There are several advanced RSAMs in the parametrization approach that provide a more realistic concrete mesostructure. In the gravel aggregate model, Wittmann et al. [11] developed a mesoscale model that generates RSAM using a morphological law developed by Beddow and Moley [12]. The model is based on the Fourier descriptor method (FDM), which uses the summation of harmonic functions such as sine and cosine. However, for many researchers, spheres [10,13,14,15,16,17] and ellipsoids [18,19,20] are common shapes that form naturally round gravel aggregates. For crushed aggregates, regular octagons [7], and irregular polygons [11,21,22,23,24] are also commonly used. The polygon methods, however, are normally limited to 5 or 6 points since the mathematical formula is based on the summation of the generated random angles, which is limited to 6 points. Therefore, the polygon models cannot emulate the convexity of the crushed aggregates realistically due to its limited data points.

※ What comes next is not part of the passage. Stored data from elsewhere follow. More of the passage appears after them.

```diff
@@ -182,20 +194,41 @@
 #pragma unroll
     for (int j = 0; j < FN; ++j) acc[i][j] = f32x4{0.f, 0.f, 0.f, 0.f};
 
-  bf16x8 fa[4][2], fb0[FB0][2], fb1[FN - FB0 > 0 ? FN - FB0 : 1][2];
-  const int arow = wr * 128, bcol = wc * WTN;
-
-  auto mma = [&](int i0, const bf16x8 (&a)[4][2], auto& bq, int j0, int nj) {
+  bf16x8 fa[4][2], fb[FN][2];
+
+  auto mma = [&](int i0) {
     __builtin_amdgcn_s_setprio(1);
 #pragma unroll
     for (int ks = 0; ks < 2; ++ks)
 #pragma unroll
       for (int i = 0; i < 4; ++i)
 #pragma unroll
-        for (int j = 0; j < nj; ++j)
-          acc[i0 + i][j0 + j] = __builtin_amdgcn_mfma_f32_16x16x32_bf16(bq[j][ks], a[i][ks], acc[i0 + i][j0 + j], 0, 0, 0);
+        for (int j = 0; j < FN; ++j)
+          acc[i0 + i][j] = __builtin_amdgcn_mfma_f32_16x16x32_bf16(fb[j][ks], fa[i][ks], acc[i0 + i][j], 0, 0, 0);
     __builtin_amdgcn_s_setprio(0);
   };
+
+#if CS336_G8_STAMP >= 2
+  constexpr int kStampTiles = 4, kPhases = 2;
+  const bool st_ph = p.stamps && p.stamp_rows >= 5 * (int64_t)gridDim.x;
+  const int s_lo = nkt > kStampTiles ? (nkt - kStampTiles) / 2 : 0;
+  uint32_t s_work[4] = {0, 0, 0, 0}, s_wait[4] = {0, 0, 0, 0}, s_mma[4] = {0, 0, 0, 0}, s_cnt = 0;
+  auto stamp = [&]() -> uint32_t {
+    uint64_t v;
+    __builtin_amdgcn_sched_barrier(0);
+    asm volatile("s_memtime %0\n\ts_waitcnt lgkmcnt(0)" : "=s"(v)::"memory");
+    __builtin_amdgcn_sched_barrier(0);
+    return (uint32_t)v;
+  };
+#define CS336_G8_PSTAMP(I) \
+  do {                     \
+    if (samp) ts_[I] = stamp(); \
+  } while (0)
+#else
+#define CS336_G8_PSTAMP(I) \
+  do {                     \
+  } while (0)
+#endif
 
   issue(0, 0, 0);
   if (nkt > 1) {
@@ -211,54 +244,78 @@
   if (wr == 1) sbarrier();
 
   for (int t = 0; t < nkt; ++t) {
-    const uint32_t st = (uint32_t)((t & 1) * STAGE);
-    const bool pre = t + 2 < nkt;
+    const bool more1 = t + 1 < nkt, more2 = t + 2 < nkt;
+#if CS336_G8_STAMP >= 2
+    const bool samp = st_ph && t >= s_lo && t < s_lo + kStampTiles;
+    uint32_t ts_[3 * kPhases + 1] = {};
+#endif
+    CS336_G8_PSTAMP(0);
+    if (t > 0 && more1) issue(2, t + 1, (t + 1) & 1);
 #pragma unroll
     for (int i = 0; i < 4; ++i)
 #pragma unroll
-      for (int ks = 0; ks < 2; ++ks) fa[i][ks] = frag(st, arow + 16 * i, ks);
-#pragma unroll
-    for (int j = 0; j < FB0; ++j)
-#pragma unroll
-      for (int ks = 0; ks < 2; ++ks) fb0[j][ks] = frag(st + G::A_BYTES, bcol + 16 * j, ks);
+      for (int ks = 0; ks < 2; ++ks) fa[i][ks] = frag(ada[ks], 16 * i);
+#pragma unroll
+    for (int j = 0; j < FN; ++j)
+#pragma unroll
+      for (int ks = 0; ks < 2; ++ks) fb[j][ks] = frag(adb[ks], 16 * j);
+    if (more1) vmcnt<G::G_ALL>();
+    else vmcnt<0>();
     lgkm0();
+    CS336_G8_PSTAMP(1);
     sbarrier();
-    mma(0, fa, fb0, 0, FB0);
+    CS336_G8_PSTAMP(2);
+    mma(0);
     sbarrier();
-    if constexpr (FN - FB0 > 0) {
-#pragma unroll
-      for (int j = 0; j < FN - FB0; ++j)
-#pragma unroll
-        for (int ks = 0; ks < 2; ++ks) fb1[j][ks] = frag(st + G::A_BYTES, bcol + B0C + 16 * j, ks);
-    }
-    if (pre) issue(1, t + 2, t & 1);
+    CS336_G8_PSTAMP(3);
+    if (more2) issue(1, t + 2, t & 1);
+#pragma unroll
+    for (int i = 0; i < 4; ++i)
+#pragma unroll
+      for (int ks = 0; ks < 2; ++ks) fa[i][ks] = frag(ada[ks], 64 + 16 * i);
+    if (more2) vmcnt<G::G_ALL>();
+    else if (more1) vmcnt<G::G_Y>();
     lgkm0();
+    CS336_G8_PSTAMP(4);
     sbarrier();
-    if constexpr (FN - FB0 > 0) mma(0, fa, fb1, FB0, FN - FB0);
+    CS336_G8_PSTAMP(5);
+    mma(4);
+    next_stage(t);
     sbarrier();
-#pragma unroll
-    for (int i = 0; i < 4; ++i)
-#pragma unroll
-      for (int ks = 0; ks < 2; ++ks) fa[i][ks] = frag(st, arow + 64 + 16 * i, ks);
-    if (pre) issue(2, t + 2, t & 1);
-    lgkm0();
-    sbarrier();
-    if constexpr (FN - FB0 > 0) mma(4, fa, fb1, FB0, FN - FB0);
-    sbarrier();
-    if (t + 1 < nkt) {
-      if (pre) vmcnt<G::G_P1 + G::G_P2>();
-      else vmcnt<0>();
-    }
-    if (pre) issue(3, t + 2, t & 1);
-    sbarrier();
-    mma(4, fa, fb0, 0, FB0);
-    sbarrier();
-  }
+    CS336_G8_PSTAMP(6);
+#if CS336_G8_STAMP >= 2
+    if (samp) {
+#pragma unroll
+      for (int ph = 0; ph < kPhases; ++ph) {
+        s_work[ph] += ts_[3 * ph + 1] - ts_[3 * ph];
+        s_wait[ph] += ts_[3 * ph + 2] - ts_[3 * ph + 1];
+        s_mma[ph] += ts_[3 * ph + 3] - ts_[3 * ph + 2];
+      }
+      ++s_cnt;
+    }
+#endif
+  }
+#undef CS336_G8_PSTAMP
   if (wr == 0) sbarrier();
   lgkm0();
   sbarrier();
 #ifdef CS336_G8_STAMP
   st_t2 = __builtin_amdgcn_s_memtime();
+#endif
+#if CS336_G8_STAMP >= 2
+  if (st_ph && lane == 0 && wc == 0) {
+    uint32_t hw, xcc;
+    asm volatile("s_getreg_b32 %0, hwreg(HW_REG_HW_ID)" : "=s"(hw));
+    asm volatile("s_getreg_b32 %0, hwreg(HW_REG_XCC_ID)" : "=s"(xcc));
+    uint64_t* o = p.stamps + 8 * (int64_t)gridDim.x + 32 * (int64_t)blockIdx.x + 16 * wr;
+#pragma unroll
+    for (int ph = 0; ph < kPhases; ++ph) {
+      o[ph] = s_work[ph];
+      o[4 + ph] = s_wait[ph];
+      o[8 + ph] = s_mma[ph];
+    }
+    o[12] = s_cnt; o[13] = (uint64_t)nkt; o[14] = hw; o[15] = xcc;
+  }
 #endif
 
   constexpr int ST_AUX = EPI == 0 ? 0 : 2, LD_AUX = 2;
@@ -453,7 +510,10 @@
   const int tail = EPI == 0 ? (p.N % BN != 0 ? 1 : 0) | (p.K % BK != 0 ? 2 : 0) : 0;
   const int tiles_n = (tail & 1) ? (p.N + BN - 1) / BN : p.N / BN;
   const dim3 grid((unsigned)((p.M / BM) * tiles_n)), block(NT);
-  if (g_stamps && (int64_t)grid.x <= g_stamp_blocks) p.stamps = g_stamps;
+  if (g_stamps && (int64_t)grid.x <= g_stamp_blocks) {
+    p.stamps = g_stamps;
+    p.stamp_rows = g_stamp_blocks;
+  }
   if constexpr (EPI == 0) {
     if (tail == 1) {
       hipLaunchKernelGGL((gemm8_kernel<FN, 0, 1>), grid, block, 0, s, p);
```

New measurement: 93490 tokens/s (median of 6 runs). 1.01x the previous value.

To address these challenges, the recent study uses a combined digital image-based technique and parameterization method to extract the shape of the aggregates. A signature curve, which is a line plot of the aggregate contour from the centroid by the polar angle change, is proposed to obtain the stochastic representation of 2D aggregate geometric configuration by Huang et al [24]. Since they used a natural aggregate image, which is not mixed in the concrete, the more realistic aggregate images can be obtained by capturing the image on the concrete cross-section view. In addition, to reproduce more realistic aggregate shape profiles, the better grouping or clustering approaches are significant to characterize the aggregate group and reproduce the aggregate shape representing the group.

In this study, we propose the image analysis and functional data clustering for RSAM (IFAM). This novel method precisely captures the morphological characteristics of real aggregates to facilitate the simulation of random aggregate shapes. IFAM utilizes images of real aggregates taken from the concrete cross-section, which are processed by the digital image processing (DIP) technique. A large number of aggregates are obtained by DIP of concrete cross-section images. Because of the high complexity of their shape characteristics, morphological distributions of the aggregates are difficult to be precisely described. IFAM employs functional analysis and mixture modeling for a comprehensive understanding of the complex shape characteristics. Thus, IFAM successfully simulates random aggregates that share highly similar shape characteristics with real aggregates.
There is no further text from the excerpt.